4. **Reports capabilities** — does it support multi-turn? Surgical edits? Native skill loading? Tool use?
### 3.4 Skill registry
See [`skills-protocol.md`](skills-protocol.md). Scans three locations and merges:
| Source | Priority | Purpose |
|---|---|---|
| `./.claude/skills/` | highest | project-private skills |
| `./skills/` | medium | project-declared skills |
| `~/.claude/skills/` | lowest | user-global skills |
Conflicts resolve by priority (higher wins). Each skill parsed once; watched for changes in dev.
### 3.5 Design-system resolver
- Looks for `./DESIGN.md` first, then `./design-system/DESIGN.md`, then user-configured path.
- Parses the 9-section format (see [awesome-claude-design][acd] schema).
- Injects as a prepended system message on every agent run, plus as a `{{ design_system }}` template variable skills can reference.
- Hot-reloads on file change in dev.
### 3.6 Artifact store
Plain files on disk under daemon-managed storage. This historical architecture
draft does not define current data paths.
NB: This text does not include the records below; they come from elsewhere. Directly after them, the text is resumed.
+HD_GEOM_FN uint32_t ring_umin(uint32_t a, uint32_t b) { return a < b ? a : b; }
+
+HD_GEOM_FN RingRun ring_run(const RingPlan& p, uint32_t j)
+{
+    RingRun r;
+    if (!p.chained) {
+        const uint32_t t0 = j * p.run_len;
+        r.o0 = ring_umin(t0 * p.adv, p.rows - p.adv); r.n_grid = ring_umin(p.run_len, p.fresh_tiles - t0); r.n_tail = 0; r.step = p.adv;
+        return r;
+    }
+    const uint32_t w = p.adv + 64u * (p.run_len - 1u);
+    r.o0 = j * w; r.step = 64u; r.n_tail = 0;
+    const uint32_t rem = p.rows - r.o0;
+    if (rem < p.adv) { r.n_grid = 0; r.n_tail = 1; return r; }
+    r.n_grid = ring_umin(p.run_len, 1u + (rem - p.adv) / 64u);
+    if (r.n_grid < p.run_len) {
+        const uint32_t over = rem - (p.adv + 64u * (r.n_grid - 1u));
+        r.n_tail = over == 0 ? 0u : over <= p.adv ? 1u : 2u;
+    }
+    return r;
+}
+
+HD_GEOM_FN RingRun ring_single(const RingPlan& p, uint32_t t)
+{
+    RingRun r;
+    r.o0 = ring_umin(t * p.adv, p.rows - p.adv); r.n_grid = 1; r.n_tail = 0; r.step = p.adv;
+    return r;
+}
+
+HD_GEOM_FN RingTile ring_tile(const RingPlan& p, const RingRun& r, uint32_t k)
+{
+    RingTile t;
+    if (k < r.n_grid) { t.origin = ring_umin(r.o0 + k * r.step, p.rows - p.adv); t.chained = (r.step == 64u && k > 0) ? 1u : 0u; }
+    else { t.origin = k + 1u == r.n_grid + r.n_tail ? p.rows - p.adv : r.o0 + p.adv + 64u * (r.n_grid - 1u); t.chained = 0; }
+    return t;
+}
+
+HD_GEOM_FN RingPlan ring_plan(uint32_t rows, uint32_t hr, uint32_t run_len, bool chain)
+{
+    RingPlan p;
+    p.rows = rows; p.hr = hr; p.adv = 64u - hr; p.run_len = run_len ? run_len : 1u; p.chained = 0;
+    p.fresh_tiles = rows >= 64u ? (rows + p.adv - 1u) / p.adv : 0u;
+    p.runs = (p.fresh_tiles + p.run_len - 1u) / p.run_len; p.tiles = p.fresh_tiles;
+    if (chain && p.run_len >= 2u && p.fresh_tiles) {
+        const uint32_t w = p.adv + 64u * (p.run_len - 1u), runs = (rows + w - 1u) / w;
+        RingPlan c = p;
+        c.chained = 1; c.runs = runs;
+        const RingRun last = ring_run(c, runs - 1u);
+        c.tiles = (runs - 1u) * p.run_len + last.n_grid + last.n_tail;
+        if (c.tiles <= p.fresh_tiles) p = c;
+    }
+    return p;
+}
+
+HD_GEOM_FN RingShare ring_share(uint32_t total_long, uint32_t total_short, uint32_t n_xcd, uint32_t x)
+{
+    RingShare s;
+    s.lo_long = (uint32_t)((uint64_t)total_long * x / n_xcd); s.n_long = (uint32_t)((uint64_t)total_long * (x + 1u) / n_xcd) - s.lo_long;
+    s.lo_short = (uint32_t)((uint64_t)total_short * x / n_xcd); s.n_short = (uint32_t)((uint64_t)total_short * (x + 1u) / n_xcd) - s.lo_short;
+    return s;
+}
+
+HD_GEOM_FN uint32_t ring_long_streams(uint32_t n_streams, uint32_t short_pct)
+{
+    return (uint32_t)((uint64_t)n_streams * (100u - (short_pct < 100u ? short_pct : 100u)) / 100u);
+}
+
+struct RingTickets {
+    uint32_t long_streams, n_long, n_short;
+};
+HD_GEOM_FN RingTickets ring_tickets(const RingPlan& p, uint32_t streams, uint32_t short_pct)
+{
+    RingTickets t;
+    t.long_streams = ring_long_streams(streams, short_pct);
+    t.n_long = t.long_streams * p.runs; t.n_short = (streams - t.long_streams) * p.fresh_tiles;
+    return t;
+}
+
+HD_GEOM_FN RingRun ring_ticket(const RingPlan& p, const RingShare& share, uint32_t long_streams, uint32_t t, uint32_t& stream)
+{
+    if (t < share.n_long) {
+        const uint32_t g = share.lo_long + t;
+        stream = g / p.runs;
+        return ring_run(p, g - stream * p.runs);
+    }
+    const uint32_t g = share.lo_short + (t - share.n_long), q = g / p.fresh_tiles;
+    stream = long_streams + q;
+    return ring_single(p, g - q * p.fresh_tiles);
+}
+
+}
diff --git a/habdec_amd/csrc/kernels/stage1_ring.h b/habdec_amd/csrc/kernels/stage1_ring.h
--- a/habdec_amd/csrc/kernels/stage1_ring.h
+++ b/habdec_amd/csrc/kernels/stage1_ring.h
@@ -3,6 +3,7 @@
 
 #include "arith.h"
 #include "launch.h"
+#include "ring_geom.h"
 
 namespace hd {
 namespace HD_ARITH_NS {
@@ -111,7 +112,8 @@
                  : "=&s"(keep) : "v"(off), "s"(base), "s"(lds_dst) : "memory");
 }
 
-template <bool HEAD_KEPT = false >
+template <bool HEAD_KEPT = false ,
+          bool TAIL_KEPT = true >
 __device__ __forceinline__ void glds16_x17(const void* base, const uint32_t (&off)[17], uint32_t lds_dst)
 {
     unsigned keep, scc_keep;
@@ -122,14 +124,20 @@
                    : "v"(off[0]), "v"(off[1]), "v"(off[2]), "v"(off[3]), "v"(off[4]), "v"(off[5]), "v"(off[6]), "v"(off[7]), "v"(off[8]), "v"(off[9]),              \
                      "v"(off[10]), "v"(off[11]), "v"(off[12]), "v"(off[13]), "v"(off[14]), "v"(off[15]), "v"(off[16]), "s"(base), "s"(lds_dst)                      \
                    : "memory"
-    if constexpr (HEAD_KEPT)
-        asm volatile("s_cselect_b32 %1, 1, 0\n\ts_mov_b32 %0, m0\n\ts_mov_b32 m0, %20\n\ts_nop 0\n\t"
-                     HD_G1D(2) HD_G1D(3) HD_G1(4) HD_G1(5) HD_G1(6) HD_G1(7) HD_G1(8) HD_G1(9) HD_G1(10) HD_G1(11) HD_G1(12) HD_G1(13) HD_G1(14) HD_G1(15) HD_G1(16) HD_G1D(17)
-                     "global_load_lds_dwordx4 %18, %19\n\ts_mov_b32 m0, %0\n\ts_cmp_lg_u32 %1, 0" HD_G17_OPS);
+#define HD_G17_HEAD "s_cselect_b32 %1, 1, 0\n\ts_mov_b32 %0, m0\n\ts_mov_b32 m0, %20\n\ts_nop 0\n\t"
+#define HD_G17_MID HD_G1(4) HD_G1(5) HD_G1(6) HD_G1(7) HD_G1(8) HD_G1(9) HD_G1(10) HD_G1(11) HD_G1(12) HD_G1(13) HD_G1(14) HD_G1(15) HD_G1(16)
+#define HD_G17_END "\n\ts_mov_b32 m0, %0\n\ts_cmp_lg_u32 %1, 0"
+    if constexpr (HEAD_KEPT && TAIL_KEPT)
+        asm volatile(HD_G17_HEAD HD_G1D(2) HD_G1D(3) HD_G17_MID HD_G1D(17) "global_load_lds_dwordx4 %18, %19" HD_G17_END HD_G17_OPS);
+    else if constexpr (HEAD_KEPT)
+        asm volatile(HD_G17_HEAD HD_G1D(2) HD_G1D(3) HD_G17_MID HD_G1(17) "global_load_lds_dwordx4 %18, %19" HD_GLDS_BODY_POLICY HD_G17_END HD_G17_OPS);
+    else if constexpr (TAIL_KEPT)
+        asm volatile(HD_G17_HEAD HD_G1(2) HD_G1(3) HD_G17_MID HD_G1D(17) "global_load_lds_dwordx4 %18, %19" HD_G17_END HD_G17_OPS);
     else
-        asm volatile("s_cselect_b32 %1, 1, 0\n\ts_mov_b32 %0, m0\n\ts_mov_b32 m0, %20\n\ts_nop 0\n\t"
-                     HD_G1(2) HD_G1(3) HD_G1(4) HD_G1(5) HD_G1(6) HD_G1(7) HD_G1(8) HD_G1(9) HD_G1(10) HD_G1(11) HD_G1(12) HD_G1(13) HD_G1(14) HD_G1(15) HD_G1(16) HD_G1D(17)
-                     "global_load_lds_dwordx4 %18, %19\n\ts_mov_b32 m0, %0\n\ts_cmp_lg_u32 %1, 0" HD_G17_OPS);
+        asm volatile(HD_G17_HEAD HD_G1(2) HD_G1(3) HD_G17_MID HD_G1(17) "global_load_lds_dwordx4 %18, %19" HD_GLDS_BODY_POLICY HD_G17_END HD_G17_OPS);
+#undef HD_G17_HEAD
+#undef HD_G17_MID
+#undef HD_G17_END
 #undef HD_G17_OPS
 #undef HD_G1D
 #undef HD_G1
@@ -648,9 +656,9 @@
         const int h = (r / HQ - HR) * D + (r % HQ) * 32 + (int)(lane >> 1) + (T - 1);
         hist_off[r] = (uint32_t)(h < 0 ? 0 : h) * 8u + (lane & 1u) * 4u;
     }
-    auto issue = [&](const uint32_t s, const uint32_t tile, const bool run_start) {
+    auto issue = [&](const uint32_t s, const uint32_t origin, const bool head_kept, const bool tail_kept) {
         const unsigned char* in_s = reinterpret_cast<const unsigned char*>(a.in + (size_t)s * a.in_stride);
-        if (tile == 0) {
+        if (origin == 0) {
             const unsigned char* hb = reinterpret_cast<const unsigned char*>(a.hist_in + (size_t)s * (T - 1));
 #pragma unroll
             for (int r = 0; r < HR * HQ; ++r) glds4(hb, hist_off[r], dst + (uint32_t)((r / HQ) * ROWB + (r % HQ) * 256));
@@ -658,10 +666,14 @@
             for (int i = 0; i < NB0; ++i)
                 if (64 * (i + 1) <= (int)ADV * CPR || lane < (uint32_t)((int)ADV * CPR - 64 * i)) glds16(in_s, boff[i], dst + (uint32_t)(HR * ROWB) + 1024u * i);
         } else {
-            const uint32_t origin = tile * ADV < rows - ADV ? tile * ADV : rows - ADV;
             const unsigned char* src = in_s + (size_t)(origin - (uint32_t)HR) * (uint32_t)(D * 8);
-            if constexpr (D == 32) { if (run_start) glds16_x17<true>(src, boff, dst); else glds16_x17<false>(src, boff, dst); }
-            else { glds16_x11<11>(src, boff, dst); glds16_x11<11>(src, boff + 11, dst + 11u * 1024u); glds16_x11<7>(src, boff + 22, dst + 22u * 1024u); }
+            if constexpr (D == 32) {
+                if (head_kept) { if (tail_kept) glds16_x17<true, true>(src, boff, dst); else glds16_x17<true, false>(src, boff, dst); }
+                else { if (tail_kept) glds16_x17<false, true>(src, boff, dst); else glds16_x17<false, false>(src, boff, dst); }
+            } else {
+                glds16_x11<11>(src, boff, dst); glds16_x11<11>(src, boff + 11, dst + 11u * 1024u);
+                if (tail_kept) glds16_x11<7>(src, boff + 22, dst + 22u * 1024u); else glds16_x11<11>(src, boff + 22, dst + 22u * 1024u);
+            }
         }
     };
 
@@ -669,26 +681,37 @@
     const uint32_t xcd = xcd0 < a.claim.n_xcd ? xcd0 : a.claim.n_xcd - 1;
     unsigned int* my_ctr = a.claim.ctr + (size_t)xcd * 32;
     unsigned int* next_ctr = a.claim.ctr_next + (size_t)xcd * 32;
-    const uint32_t runs = a.claim.runs_per_xcd, run_len = a.claim.run_len, short_from = a.claim.short_from < runs ? a.claim.short_from : runs;
-    const uint32_t tpx = a.claim.tiles_per_xcd ? a.claim.tiles_per_xcd : runs * run_len;
+    const RingPlan plan = ring_plan(rows, (uint32_t)HR, a.claim.run_len, a.claim.chain != 0u);
+    const RingShare share = ring_share(a.claim.n_long, a.claim.n_short, a.claim.n_xcd, xcd);
+    const uint32_t runs = share.n_long + share.n_short;
     auto draw = [&]() -> unsigned int { unsigned int t = 0; if (lane == 0) t = __hip_atomic_fetch_add(my_ctr, 1u, __ATOMIC_RELAXED, __HIP_MEMORY_SCOPE_AGENT); return t; };
-    uint32_t s = 0, tile = 0, left = 0, this_run = 0;
+    uint32_t s = 0, k = 0, left = 0;
+    RingRun run = {0u, 0u, 0u, 64u};
     auto take_run = [&](const unsigned int ticket) -> bool {
         const uint32_t t = (uint32_t)__builtin_amdgcn_readfirstlane((int)ticket);
         if (t == runs && lane == 0) (void)__hip_atomic_exchange(next_ctr, 0u, __ATOMIC_RELAXED, __HIP_MEMORY_SCOPE_AGENT);
         if (t >= runs) return false;
-        const uint32_t g0 = xcd * tpx + (t < short_from ? t * run_len : short_from * run_len + (t - short_from));
-        s = g0 / a.ntiles; tile = g0 - s * a.ntiles; left = this_run = t < short_from ? run_len : 1u;
+        run = ring_ticket(plan, share, a.claim.long_streams, t, s);
+        k = 0; left = run.n_grid + run.n_tail;
         return true;
     };
-    auto advance = [&]() { ++tile; --left; if (tile == a.ntiles) { tile = 0; ++s; } };
+    auto issue_next = [&]() -> RingTile {
+        const RingTile t = ring_tile(plan, run, k);
+        issue(s, t.origin, k == 0, !(run.step == 64u && k + 1u < run.n_grid));
+        ++k; --left;
+        return t;
+    };
 
     asm volatile("s_waitcnt lgkmcnt(0)" ::: "memory");
     if (!take_run(draw())) { RSTAMP_WRITE(role, 0); return; }
-    uint32_t cs = s, ct = tile;
-    issue(cs, ct, true); advance();
+    uint32_t cs = s;
+    RingTile ct = issue_next();
     unsigned int ticket = 0;
     if (!left) ticket = draw();
+    r_f32x2 carry = {0.f, 0.f};
+#ifdef HD_FAST_ARITH
+    r_f32x2 carry_b = {0.f, 0.f};
+#endif
 
     auto ldk = [&](r_f32x2 (&k)[8], auto cc) {
         constexpr int c = decltype(cc)::value;
@@ -715,15 +738,16 @@
         RSTAMP(3);
         bool more = true;
         if (!left) more = take_run(ticket);
-        uint32_t ns = 0, nt = 0;
+        uint32_t ns = 0;
+        RingTile nt = {0u, 0u};
         if (more) {
-            ns = s; nt = tile;
-            issue(ns, nt, left == this_run); advance();
+            ns = s; nt = issue_next();
             if (!left) ticket = draw();
         }
         RSTAMP(4);
 
-        const uint32_t origin = ct * ADV < rows - ADV ? ct * ADV : rows - ADV;
+        const uint32_t origin = ct.origin;
+        const bool chained = ct.chained != 0u;
         r_f32x2 acc = {0.f, 0.f};
 #ifdef HD_FAST_ARITH
         r_f32x2 acc_b = {0.f, 0.f};
@@ -758,10 +782,25 @@
             v.x = __builtin_bit_cast(float, __builtin_amdgcn_update_dpp(0, __builtin_bit_cast(int, re), 0x13C, 0xF, 0xF, false));
             v.y = __builtin_bit_cast(float, __builtin_amdgcn_update_dpp(0, __builtin_bit_cast(int, im), 0x13C, 0xF, 0xF, false));
         };
-        auto rot = [&]() {
+        auto swap1 = [&](r_f32x2& v, r_f32x2& c, auto rr) {
+            constexpr int R = decltype(rr)::value;
+            const int vre = __builtin_bit_cast(int, (float)v.x), vim = __builtin_bit_cast(int, (float)v.y);
+            const int cre = __builtin_bit_cast(int, (float)c.x), cim = __builtin_bit_cast(int, (float)c.y);
+            const int nre = __builtin_amdgcn_readlane(vre, 0), nim = __builtin_amdgcn_readlane(vim, 0);
+            const int ore = __builtin_amdgcn_readlane(cre, R), oim = __builtin_amdgcn_readlane(cim, R);
+            c.x = lane == (uint32_t)R ? __builtin_bit_cast(float, nre) : c.x;
+            c.y = lane == (uint32_t)R ? __builtin_bit_cast(float, nim) : c.y;
+            if (chained) {
+                v.x = lane == 0u ? __builtin_bit_cast(float, ore) : v.x;
+                v.y = lane == 0u ? __builtin_bit_cast(float, oim) : v.y;
+            }
+        };
+        auto rot = [&](auto rr) {
             rot1(acc);
+            if (plan.chained) swap1(acc, carry, rr);
 #ifdef HD_FAST_ARITH
             rot1(acc_b);
+            if (plan.chained) swap1(acc_b, carry_b, rr);
 #endif
         };
         auto arrived = [&](const r_f32x2 (&k)[2][8]) {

Current path rules live only in root
`AGENTS.md`**Daemon data directory contract**; read it before changing or
documenting any storage path.
Rationale:
- **Plain files** → artifacts can be inspected and exported without a proprietary binary format.
- **`artifact.json` metadata** → OD can reconstruct the artifact tree without a DB.
- **`history.jsonl` not SQLite** → append-only, git-friendly, greppable. [Open CoDesign][ocod] uses SQLite; we deliberately don't.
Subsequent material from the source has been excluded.